When trained on higher maximum iteration counts, the predictor defaults to the final iteration class for later iterations, suggesting it learns a coarse ‘early’ vs ‘late’ distinction rather than precise temporal positioning. This may be due to the original GNN not being exposed to longer sequences during training.
These findings demonstrate that constraint embeddings encode rich information about constraint types, geometric relationships, satisfaction status, and temporal progression, providing more insight into the model’s internal reasoning process.

Appendix J. Evolution of Constraints Under UMAP Projection

Unlike earlier visualizations which involved the interpretation of classification outputs in a precise 2D grid, this analysis focuses on how the embedding space itself organizes geometric reasoning. We use UMAP to project the point embeddings: both the static embeddings from the shared embedding layer and the evolving embeddings of unknown points during inference into 2D space. These projections are not tied to the output logits or grid structure, but purely reflect how the network shapes its internal representation geometry.

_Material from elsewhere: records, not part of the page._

void launch_graph_build_phase2(const Graph& g, const float* pos, const int64_t* batch, const float* box, int box_mode, int N,
                               int B, float lo, float up, bool loop, hipStream_t s) {
  if (N <= 0) return;
  if (getenv("TMDNET_SCALAR_GRAPH")) {
    hipLaunchKernelGGL(k_nbr_fill, dim3(cdiv(N, 64)), dim3(64), 0, s, g, pos, batch, box, box_mode, N, lo * lo, up * up, (int)loop);
    hipLaunchKernelGGL(k_nbr_link, dim3(cdiv(N, 64)), dim3(64), 0, s, g, N);
  } else {
    launch_nbr_fill_link_wave(g, pos, batch, box, box_mode, N, B, lo, up, loop, s);
  }
}

__global__ void k_export_pairs(Graph g, int N, int include_transpose, int loop, int64_t max_pairs, const int* __restrict__ perm,
                               int64_t* neighbors, float* deltas, float* distances, int* num_pairs) {
  const int P = g.counts[0];
  const int64_t total = (int64_t)P * (include_transpose ? 2 : 1) + (loop ? N : 0);
  int64_t idx = (int64_t)blockIdx.x * blockDim.x + threadIdx.x;
  if (idx == 0) num_pairs[0] = (int)total;
  if (idx >= max_pairs) return;
  int64_t a = -1, b = -1;
  float dx = 0.f, dy = 0.f, dz = 0.f, d = 0.f;
  if (idx < total && !g.counts[2]) {
    int64_t k = idx;
    const bool tr = include_transpose && k >= P && k < 2 * (int64_t)P;
    if (k < P || tr) {
      if (tr) k -= P;
      a = g.pair_i[k]; b = g.pair_j[k];
      dx = g.pdelta[k * 3]; dy = g.pdelta[k * 3 + 1]; dz = g.pdelta[k * 3 + 2]; d = g.pd[k];
      if (perm) {
        a = perm[a]; b = perm[b];
      }
      if ((a < b) != tr) {
        const int64_t t = a; a = b; b = t;
        dx = -dx; dy = -dy; dz = -dz;
      }
    } else {
      a = b = k - (int64_t)P * (include_transpose ? 2 : 1);
    }
  }
  neighbors[idx] = a;
  neighbors[max_pairs + idx] = b;
  deltas[idx * 3] = dx; deltas[idx * 3 + 1] = dy; deltas[idx * 3 + 2] = dz;
  distances[idx] = d;
}

void launch_export_pairs(const Graph& g, int N, bool include_transpose, bool loop, int64_t max_pairs, const int* perm,
                         int64_t* neighbors, float* deltas, float* distances, int* num_pairs, hipStream_t s) {
  int64_t n = max_pairs > 0 ? max_pairs : 1;
  hipLaunchKernelGGL(k_export_pairs, dim3(cdiv(n, 256)), dim3(256), 0, s, g, N, (int)include_transpose, (int)loop, max_pairs, perm,
                     neighbors, deltas, distances, num_pairs);
}

__global__ void k_neighbor_grad(const int64_t* __restrict__ nb, const float* __restrict__ deltas, const float* __restrict__ dist,
                                const float* __restrict__ g_delta, const float* __restrict__ g_dist, int64_t M, int N,
                                float* __restrict__ out) {
  const int64_t p = (int64_t)blockIdx.x * blockDim.x + threadIdx.x;
  if (p >= M) return;
  const int64_t i = nb[p], j = nb[M + p];
  const float d = dist[p];
  if (i < 0 || j < 0 || i >= N || j >= N || d == 0.f) return;
  const float gd = g_dist ? g_dist[p] / d : 0.f;
#pragma unroll
  for (int a = 0; a < 3; ++a) {
    const float g = (g_delta ? g_delta[p * 3 + a] : 0.f) + deltas[p * 3 + a] * gd;
    atomicAdd(out + i * 3 + a, g);
    atomicAdd(out + j * 3 + a, -g);
  }
}
void launch_neighbor_grad(const int64_t* nb, const float* deltas, const float* dist, const float* g_delta, const float* g_dist,
                          int64_t M, int N, float* out, hipStream_t s) {
  launch_fill(out, 0.f, (int64_t)N * 3, s);
  if (M <= 0) return;
  hipLaunchKernelGGL(k_neighbor_grad, dim3(cdiv(M, 256)), dim3(256), 0, s, nb, deltas, dist, g_delta, g_dist, M, N, out);
}
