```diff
+  for (int i = tid; i < B_OFF_LSE / 16; i += blockDim.x) *reinterpret_cast<uint4*>(gen + 16 * i) = make_uint4(0, 0, 0, 0);
+  fence_proxy_async_smem();
+  if (tid == 0) {
+    mbar_init(bar_qvd, 1);
+    mbar_init(bar_k, 1);
+    fence_mbar_init();
+  }
+  __syncthreads();
+  auto issue_qvd = [&](int gi) {
+    const int h = gi % H, f = (gi / H) % G.T, b = gi / (H * G.T);
+    mbar_expect_tx(bar_qvd, qvd_bytes);
+    load_rows(sQ, &tm_rows, &tm_cls, bar_qvd, h, f, b, N);
+    load_rows(sV, &tm_rows, &tm_cls, bar_qvd, 2 * H + h, f, b, N);
+    load_rows(sDO, &tm_drows, &tm_dcls, bar_qvd, h, f, b, N);
+  };
+  auto issue_k = [&](int gi) {
+    const int h = gi % H, f = (gi / H) % G.T, b = gi / (H * G.T);
+    mbar_expect_tx(bar_k, k_bytes);
+    load_rows(sK, &tm_rows, &tm_cls, bar_k, H + h, f, b, N);
+  };
+  if (tid == 0 && (int)blockIdx.x < G.groups) {
+    issue_qvd(blockIdx.x);
+    issue_k(blockIdx.x);
+  }
+
+  constexpr int P0 = (BQ_ROWS + 31) / 32;
+  uint4 o_pre[P0];
+  float l_pre[P0];
+  auto load_o = [&](int gi) {
+    const int h = gi % H, f = (gi / H) % G.T, b = gi / (H * G.T);
+#pragma unroll
+    for (int i = 0; i < P0; ++i) {
+      const int r = (tid >> 3) + 32 * i;
+      const int tok = r < N ? 1 + f * N + r : 0;
+      o_pre[i] = __ldg(reinterpret_cast<const uint4*>(out + ((long long)b * G.S + tok) * G.D + h * HD + (tid & 7) * 8));
+      l_pre[i] = __ldg(lse_in + ((long long)b * H + h) * G.S + tok);
+    }
+  };
+  if ((int)blockIdx.x < G.groups) load_o(blockIdx.x);
+
+  uint32_t phase = 0;
+  for (int gi = blockIdx.x; gi < G.groups; gi += gridDim.x, phase ^= 1) {
+    const int h = gi % H, f = (gi / H) % G.T, b = gi / (H * G.T);
+    const long long bh = (long long)b * H + h;
+    const long long tok1 = (long long)b * G.S + 1 + (long long)f * N;
+    const int next = gi + gridDim.x;
+    if (tid == 0 && next < G.groups) {
+      const int hn = next % H, fn = (next / H) % G.T, bn = next / (H * G.T), r0 = 1 + fn * N;
+      tma_prefetch_l2_4d(&tm_rows, 0, r0, hn, bn);
+      tma_prefetch_l2_4d(&tm_rows, 0, r0, H + hn, bn);
+      tma_prefetch_l2_4d(&tm_rows, 0, r0, 2 * H + hn, bn);
+      tma_prefetch_l2_4d(&tm_drows, 0, r0, hn, bn);
+      tma_prefetch_l2_4d(&tm_orows, 0, r0, hn, bn);
+    }
+
+    mbar_wait_nocall(bar_qvd, phase);
+#pragma unroll
+    for (int i = 0; i < P0; ++i) {
+      const int r = (tid >> 3) + 32 * i, cc = tid & 7;
+      if (r >= BQ_ROWS) break;
+      const uint4 dv = *reinterpret_cast<const uint4*>(gen + B_OFF_DO + r * ROWB + ((cc ^ (r & 7)) << 4));
+      const uint32_t ou[4] = {o_pre[i].x, o_pre[i].y, o_pre[i].z, o_pre[i].w}, du[4] = {dv.x, dv.y, dv.z, dv.w};
+      float d = 0.f;
+#pragma unroll
+      for (int e = 0; e < 4; ++e) {
+        const float2 a = unpack_bf16x2(ou[e]), bb = unpack_bf16x2(du[e]);
+        d += a.x * bb.x + a.y * bb.y;
+      }
+      d += __shfl_xor_sync(0xffffffffu, d, 1);
+      d += __shfl_xor_sync(0xffffffffu, d, 2);
+      d += __shfl_xor_sync(0xffffffffu, d, 4);
+      if (cc == 0) {
+        delta[r] = r <= N ? d : 0.f;
+        lse2[r] = r <= N ? l_pre[i] * LOG2E : INFINITY;
+      }
+    }
+    mbar_wait_nocall(bar_k, phase);
+    __syncthreads();
+
+    for (int kt = wg; kt < BK_ROWS / 64; kt += 2) {
+      if (kt * 64 > N) break;
+      float dk[32], dv[32];
+#pragma unroll
+      for (int i = 0; i < 32; ++i) { dk[i] = 0.f; dv[i] = 0.f; }
+      const int key0 = kt * 64 + wq * 16 + gq;
+      const uint32_t sKt = sK + kt * 64 * ROWB, sVt = sV + kt * 64 * ROWB;
+      bwd_key_half<QHALF>(sKt, sVt, sQ, sDO, gen + B_OFF_DS, lse2, delta, 0, key0, c, N, f != 0, dk, dv);
+      bwd_key_half<BQ_ROWS - QHALF>(sKt, sVt, sQ, sDO, gen + B_OFF_DS, lse2, delta, QHALF, key0, c, N, f != 0, dk, dv);
+      bf16* dst = dqkv + tok1 * 3 * G.D + h * HD;
+      store_grad_rows(dk, kt * 64 + wq * 16 + gq, c, N, 1.f, dst + G.D, 3 * G.D, dcls + (bh * 3 + 1) * HD);
+      store_grad_rows(dv, kt * 64 + wq * 16 + gq, c, N, 1.f, dst + 2 * G.D, 3 * G.D, dcls + (bh * 3 + 2) * HD);
+    }
+    fence_proxy_async_smem();
+    __syncthreads();
+    if (tid == 0 && next < G.groups) issue_qvd(next);
+    if (next < G.groups) load_o(next);
+
+    {
+      float dq0[32], dq1[32];
+      wgmma_fence_regs(dq0);
+      wgmma_fence_regs(dq1);
+      wgmma_fence();
+#pragma unroll
+      for (int kk = 0; kk < BQ_ROWS / 16; ++kk) {
+        const uint64_t bd = make_smem_desc_sw128(sK + kk * 16 * ROWB, 8192, 1024);
+        wgmma_m64n64k16_ss_tt(dq0, make_smem_desc_sw128(sDS + wg * DS_SLAB + kk * 16 * ROWB, 8192, 1024), bd, kk > 0);
+        wgmma_m64n64k16_ss_tt(dq1, make_smem_desc_sw128(sDS + (wg + 2) * DS_SLAB + kk * 16 * ROWB, 8192, 1024), bd,
+                              kk > 0);
+      }
+      wgmma_commit();
+      wgmma_wait<0>();
+      wgmma_fence_regs(dq0);
+      wgmma_fence_regs(dq1);
+      named_bar_sync(1, 256);
+      if (tid == 0 && next < G.groups) issue_k(next);
+      bf16* dst = dqkv + tok1 * 3 * G.D + h * HD;
+      float* dcq = dcls + (bh * 3 + 0) * HD;
+      store_grad_rows(dq0, wg * 64 + wq * 16 + gq, c, N, G.q_scale, dst, 3 * G.D, dcq);
+      store_grad_rows(dq1, (wg + 2) * 64 + wq * 16 + gq, c, N, G.q_scale, dst, 3 * G.D, dcq);
     }
   }
 }
@@ -202,4 +490,42 @@
   return EGOVLP_OK;
 }
 
-}
+bool space_attn_bwd_wgmma_supported(int N) {
+  const char* e = getenv("EGOVLP_ATTN_SPACE_BWD");
+  if (e && e[0] == 'm') return false;
+  return N + 1 > 128 && N + 1 <= BQ_ROWS;
+}
+
+int space_attn_bwd_wgmma(const void* qkv, const void* out, const void* dout, const float* lse, void* dqkv, float* dcls,
+                         int B, int T, int N, int H, float q_scale, cudaStream_t st) {
+  SpaceBwdGeom G;
+  G.H = H; G.T = T; G.N = N; G.S = 1 + T * N; G.D = H * HD; G.groups = B * H * T; G.q_scale = q_scale;
+  const uint64_t W = 3ull * G.D;
+  const uint64_t dims[4] = {HD, (uint64_t)G.S, (uint64_t)(3 * H), (uint64_t)B};
+  const uint64_t strides[4] = {1, W, HD, (uint64_t)G.S * W};
+  const uint64_t ddims[4] = {HD, (uint64_t)G.S, (uint64_t)H, (uint64_t)B};
+  const uint64_t dstrides[4] = {1, (uint64_t)G.D, HD, (uint64_t)G.S * G.D};
+  const uint32_t box_rows[4] = {HD, (uint32_t)N, 1, 1};
+  const uint32_t box_cls[4] = {HD, 1, 1, 1};
+  CUtensorMap tm_rows, tm_cls, tm_drows, tm_dcls, tm_orows;
+  int rc = make_tmap_nd_bf16(&tm_rows, qkv, 4, dims, strides, box_rows, true);
+  if (!rc) rc = make_tmap_nd_bf16(&tm_cls, qkv, 4, dims, strides, box_cls, true);
+  if (!rc) rc = make_tmap_nd_bf16(&tm_drows, dout, 4, ddims, dstrides, box_rows, true);
+  if (!rc) rc = make_tmap_nd_bf16(&tm_dcls, dout, 4, ddims, dstrides, box_cls, true);
+  if (!rc) rc = make_tmap_nd_bf16(&tm_orows, out, 4, ddims, dstrides, box_rows, true);
+  if (rc) return rc;
+  static bool attr = false;
+  if (!attr) {
+    EGOVLP_CHECK_CUDA(cudaFuncSetAttribute(space_attn_bwd_wgmma_kernel, cudaFuncAttributeMaxDynamicSharedMemorySize,
+                                           BWD_SMEM_BYTES));
+    attr = true;
+  }
+  const int grid = G.groups < num_sms() ? G.groups : num_sms();
+  space_attn_bwd_wgmma_kernel<<<grid, 256, BWD_SMEM_BYTES, st>>>(tm_rows, tm_cls, tm_drows, tm_dcls, tm_orows,
+                                                                  reinterpret_cast<const bf16*>(out), lse,
+                                                                  reinterpret_cast<bf16*>(dqkv), dcls, G);
+  EGOVLP_CHECK_LAUNCH();
+  return EGOVLP_OK;
+}
+
+}
diff --git a/egovlp_b200/csrc/common.cuh b/egovlp_b200/csrc/common.cuh
--- a/egovlp_b200/csrc/common.cuh
+++ b/egovlp_b200/csrc/common.cuh
@@ -173,6 +173,11 @@
       ::"r"(dst), "l"(reinterpret_cast<uint64_t>(m)), "r"(bar), "r"(c0), "r"(c1), "r"(c2), "r"(c3), "r"(c4)
       : "memory");
 }
+__device__ __forceinline__ void tma_prefetch_l2_4d(const CUtensorMap* m, int c0, int c1, int c2, int c3) {
+  asm volatile("cp.async.bulk.prefetch.tensor.4d.L2.global.tile [%0, {%1, %2, %3, %4}];"
+               ::"l"(reinterpret_cast<uint64_t>(m)), "r"(c0), "r"(c1), "r"(c2), "r"(c3)
+               : "memory");
+}
 __device__ __forceinline__ void tma_load_2d_multicast(uint32_t dst, const CUtensorMap* m, uint32_t bar, int c0, int c1,
                                                       uint16_t mask) {
   asm volatile(
```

To visualize the reasoning dynamics, we perform the projection independently at each inference iteration. We then connect the points that participate in the same constraint using the same logic as in earlier visualizations in the precise 2D grid (i.e., if there is a line segment between points A and B in the shape for the given constraint, we add the segment to the projected image). This allows us to track how spatial relationships emerge and evolve directly in embedding space, without reference to grid positions or decoded predictions.
At the start of inference, the embeddings of unknown points are randomly initialized and lie far from the structured region formed by the fixed (grid) embeddings. During inference, especially within the first five iterations, these points are pulled into the manifold shaped by the fixed points of the grid, forming a coherent geometric configuration. This initial phase is clearly visible in the UMAP projections, reflecting the alignment of unknown embeddings with the learned spatial structure.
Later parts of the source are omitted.